> **Task to carry out**: Look through the entries below. Report each line that has the word "bool" in it.

> **Recorded data**:

=-=-=

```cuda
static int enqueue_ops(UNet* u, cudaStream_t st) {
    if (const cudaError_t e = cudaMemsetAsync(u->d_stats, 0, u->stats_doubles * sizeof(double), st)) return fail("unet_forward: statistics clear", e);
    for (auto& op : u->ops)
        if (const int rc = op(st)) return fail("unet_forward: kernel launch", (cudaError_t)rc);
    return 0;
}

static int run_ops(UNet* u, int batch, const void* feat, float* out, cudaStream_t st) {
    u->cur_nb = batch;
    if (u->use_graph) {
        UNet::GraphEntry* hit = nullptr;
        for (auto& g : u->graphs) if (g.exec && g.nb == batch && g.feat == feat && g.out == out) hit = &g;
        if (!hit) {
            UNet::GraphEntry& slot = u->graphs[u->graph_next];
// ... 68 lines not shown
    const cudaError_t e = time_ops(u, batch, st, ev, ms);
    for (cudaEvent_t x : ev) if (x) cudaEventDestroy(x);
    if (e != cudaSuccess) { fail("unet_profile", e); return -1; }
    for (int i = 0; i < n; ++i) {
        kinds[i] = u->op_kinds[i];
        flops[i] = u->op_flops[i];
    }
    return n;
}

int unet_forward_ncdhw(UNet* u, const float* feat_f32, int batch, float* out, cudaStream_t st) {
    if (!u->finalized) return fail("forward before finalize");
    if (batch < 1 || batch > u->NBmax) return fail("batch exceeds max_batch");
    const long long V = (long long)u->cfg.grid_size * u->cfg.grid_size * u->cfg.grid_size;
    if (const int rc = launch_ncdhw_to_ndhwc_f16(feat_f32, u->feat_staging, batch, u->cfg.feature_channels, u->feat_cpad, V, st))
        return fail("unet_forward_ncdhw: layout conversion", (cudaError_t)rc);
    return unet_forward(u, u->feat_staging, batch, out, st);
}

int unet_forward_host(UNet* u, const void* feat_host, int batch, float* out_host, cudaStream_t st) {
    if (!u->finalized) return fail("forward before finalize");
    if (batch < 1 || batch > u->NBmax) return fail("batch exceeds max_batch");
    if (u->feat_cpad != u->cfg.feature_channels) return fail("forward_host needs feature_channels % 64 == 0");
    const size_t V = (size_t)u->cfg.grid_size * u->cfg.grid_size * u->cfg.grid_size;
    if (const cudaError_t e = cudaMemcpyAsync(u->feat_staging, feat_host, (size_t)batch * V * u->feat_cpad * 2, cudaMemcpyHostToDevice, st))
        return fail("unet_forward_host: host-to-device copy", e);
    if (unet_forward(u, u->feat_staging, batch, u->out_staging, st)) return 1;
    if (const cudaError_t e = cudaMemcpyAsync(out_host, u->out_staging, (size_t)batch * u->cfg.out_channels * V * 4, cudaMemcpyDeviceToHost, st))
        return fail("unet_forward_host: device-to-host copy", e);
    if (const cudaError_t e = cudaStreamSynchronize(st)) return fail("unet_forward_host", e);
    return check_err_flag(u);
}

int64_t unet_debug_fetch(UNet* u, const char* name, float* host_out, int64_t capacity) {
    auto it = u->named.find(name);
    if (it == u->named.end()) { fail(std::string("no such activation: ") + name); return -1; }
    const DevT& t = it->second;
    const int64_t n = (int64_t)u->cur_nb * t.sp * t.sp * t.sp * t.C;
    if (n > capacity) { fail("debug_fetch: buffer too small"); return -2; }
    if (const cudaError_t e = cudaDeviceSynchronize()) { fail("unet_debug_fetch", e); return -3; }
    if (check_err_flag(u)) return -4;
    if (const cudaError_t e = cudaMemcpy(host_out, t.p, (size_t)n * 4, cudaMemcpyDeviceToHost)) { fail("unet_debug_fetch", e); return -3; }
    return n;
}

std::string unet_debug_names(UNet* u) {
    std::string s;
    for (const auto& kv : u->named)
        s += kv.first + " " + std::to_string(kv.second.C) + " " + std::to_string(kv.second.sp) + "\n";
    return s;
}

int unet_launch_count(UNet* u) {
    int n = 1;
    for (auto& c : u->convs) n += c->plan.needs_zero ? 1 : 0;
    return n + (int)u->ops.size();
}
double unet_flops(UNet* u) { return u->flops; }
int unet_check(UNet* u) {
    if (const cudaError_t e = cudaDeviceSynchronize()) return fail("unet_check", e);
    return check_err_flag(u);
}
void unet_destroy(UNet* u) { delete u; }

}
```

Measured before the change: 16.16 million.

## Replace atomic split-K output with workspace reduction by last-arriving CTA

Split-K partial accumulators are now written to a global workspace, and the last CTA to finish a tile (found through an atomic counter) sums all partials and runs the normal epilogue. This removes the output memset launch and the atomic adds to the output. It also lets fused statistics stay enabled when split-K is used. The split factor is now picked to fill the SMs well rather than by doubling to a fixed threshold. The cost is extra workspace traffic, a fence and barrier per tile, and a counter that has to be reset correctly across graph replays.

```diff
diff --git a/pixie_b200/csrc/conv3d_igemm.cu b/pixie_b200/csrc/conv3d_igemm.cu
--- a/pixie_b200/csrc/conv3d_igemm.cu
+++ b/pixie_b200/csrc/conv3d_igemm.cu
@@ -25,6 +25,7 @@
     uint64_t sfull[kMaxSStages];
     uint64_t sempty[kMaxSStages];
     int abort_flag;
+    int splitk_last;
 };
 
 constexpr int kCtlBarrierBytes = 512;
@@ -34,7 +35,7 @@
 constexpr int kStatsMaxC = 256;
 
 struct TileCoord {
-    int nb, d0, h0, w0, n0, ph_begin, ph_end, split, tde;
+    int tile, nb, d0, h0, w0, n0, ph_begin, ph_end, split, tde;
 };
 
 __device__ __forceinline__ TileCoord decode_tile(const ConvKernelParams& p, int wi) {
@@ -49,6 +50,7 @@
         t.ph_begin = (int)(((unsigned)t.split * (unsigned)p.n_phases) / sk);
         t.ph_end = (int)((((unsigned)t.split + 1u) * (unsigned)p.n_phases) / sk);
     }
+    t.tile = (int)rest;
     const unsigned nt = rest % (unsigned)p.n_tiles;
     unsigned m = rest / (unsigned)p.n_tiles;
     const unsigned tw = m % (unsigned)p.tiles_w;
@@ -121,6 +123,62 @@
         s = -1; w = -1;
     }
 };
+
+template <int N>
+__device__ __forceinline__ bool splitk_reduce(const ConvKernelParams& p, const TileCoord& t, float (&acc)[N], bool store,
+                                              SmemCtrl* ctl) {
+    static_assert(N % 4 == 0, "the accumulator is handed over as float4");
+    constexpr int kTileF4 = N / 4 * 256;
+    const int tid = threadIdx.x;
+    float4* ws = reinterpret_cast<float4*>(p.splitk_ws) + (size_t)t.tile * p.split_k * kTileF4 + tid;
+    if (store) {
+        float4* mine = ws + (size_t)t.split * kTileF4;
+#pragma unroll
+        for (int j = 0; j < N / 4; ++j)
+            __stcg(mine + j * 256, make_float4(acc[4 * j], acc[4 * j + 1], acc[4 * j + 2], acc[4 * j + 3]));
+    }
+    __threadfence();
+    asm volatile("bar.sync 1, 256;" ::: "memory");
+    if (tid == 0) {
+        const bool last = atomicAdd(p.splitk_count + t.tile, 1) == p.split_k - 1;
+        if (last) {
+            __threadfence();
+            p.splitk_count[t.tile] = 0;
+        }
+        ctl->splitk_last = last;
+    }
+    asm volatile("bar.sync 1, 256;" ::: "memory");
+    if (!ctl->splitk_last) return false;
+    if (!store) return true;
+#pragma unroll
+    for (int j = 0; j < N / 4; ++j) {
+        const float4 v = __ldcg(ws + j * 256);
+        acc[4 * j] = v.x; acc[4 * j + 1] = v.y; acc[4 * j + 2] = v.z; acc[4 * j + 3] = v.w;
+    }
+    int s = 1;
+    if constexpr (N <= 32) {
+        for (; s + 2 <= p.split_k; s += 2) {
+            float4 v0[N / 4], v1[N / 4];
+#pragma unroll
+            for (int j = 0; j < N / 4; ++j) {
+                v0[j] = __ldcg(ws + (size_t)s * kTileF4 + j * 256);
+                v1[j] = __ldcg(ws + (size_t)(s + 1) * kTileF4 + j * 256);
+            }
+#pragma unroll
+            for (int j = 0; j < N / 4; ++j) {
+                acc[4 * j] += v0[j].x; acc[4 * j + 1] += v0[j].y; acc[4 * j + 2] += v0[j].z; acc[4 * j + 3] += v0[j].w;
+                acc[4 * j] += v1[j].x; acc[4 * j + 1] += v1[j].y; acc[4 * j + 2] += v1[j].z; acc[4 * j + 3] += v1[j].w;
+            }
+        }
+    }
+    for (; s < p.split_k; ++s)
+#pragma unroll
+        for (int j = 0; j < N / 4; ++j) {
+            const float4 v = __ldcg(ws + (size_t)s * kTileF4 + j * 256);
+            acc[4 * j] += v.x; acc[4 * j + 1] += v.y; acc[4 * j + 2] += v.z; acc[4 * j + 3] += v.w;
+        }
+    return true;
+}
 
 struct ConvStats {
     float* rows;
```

=-=-=

> **Result for this exercise**:
+__device__ __forceinline__ bool splitk_reduce(const ConvKernelParams& p, const TileCoord& t, float (&acc)[N], bool store,
+        const bool last = atomicAdd(p.splitk_count + t.tile, 1) == p.split_k - 1;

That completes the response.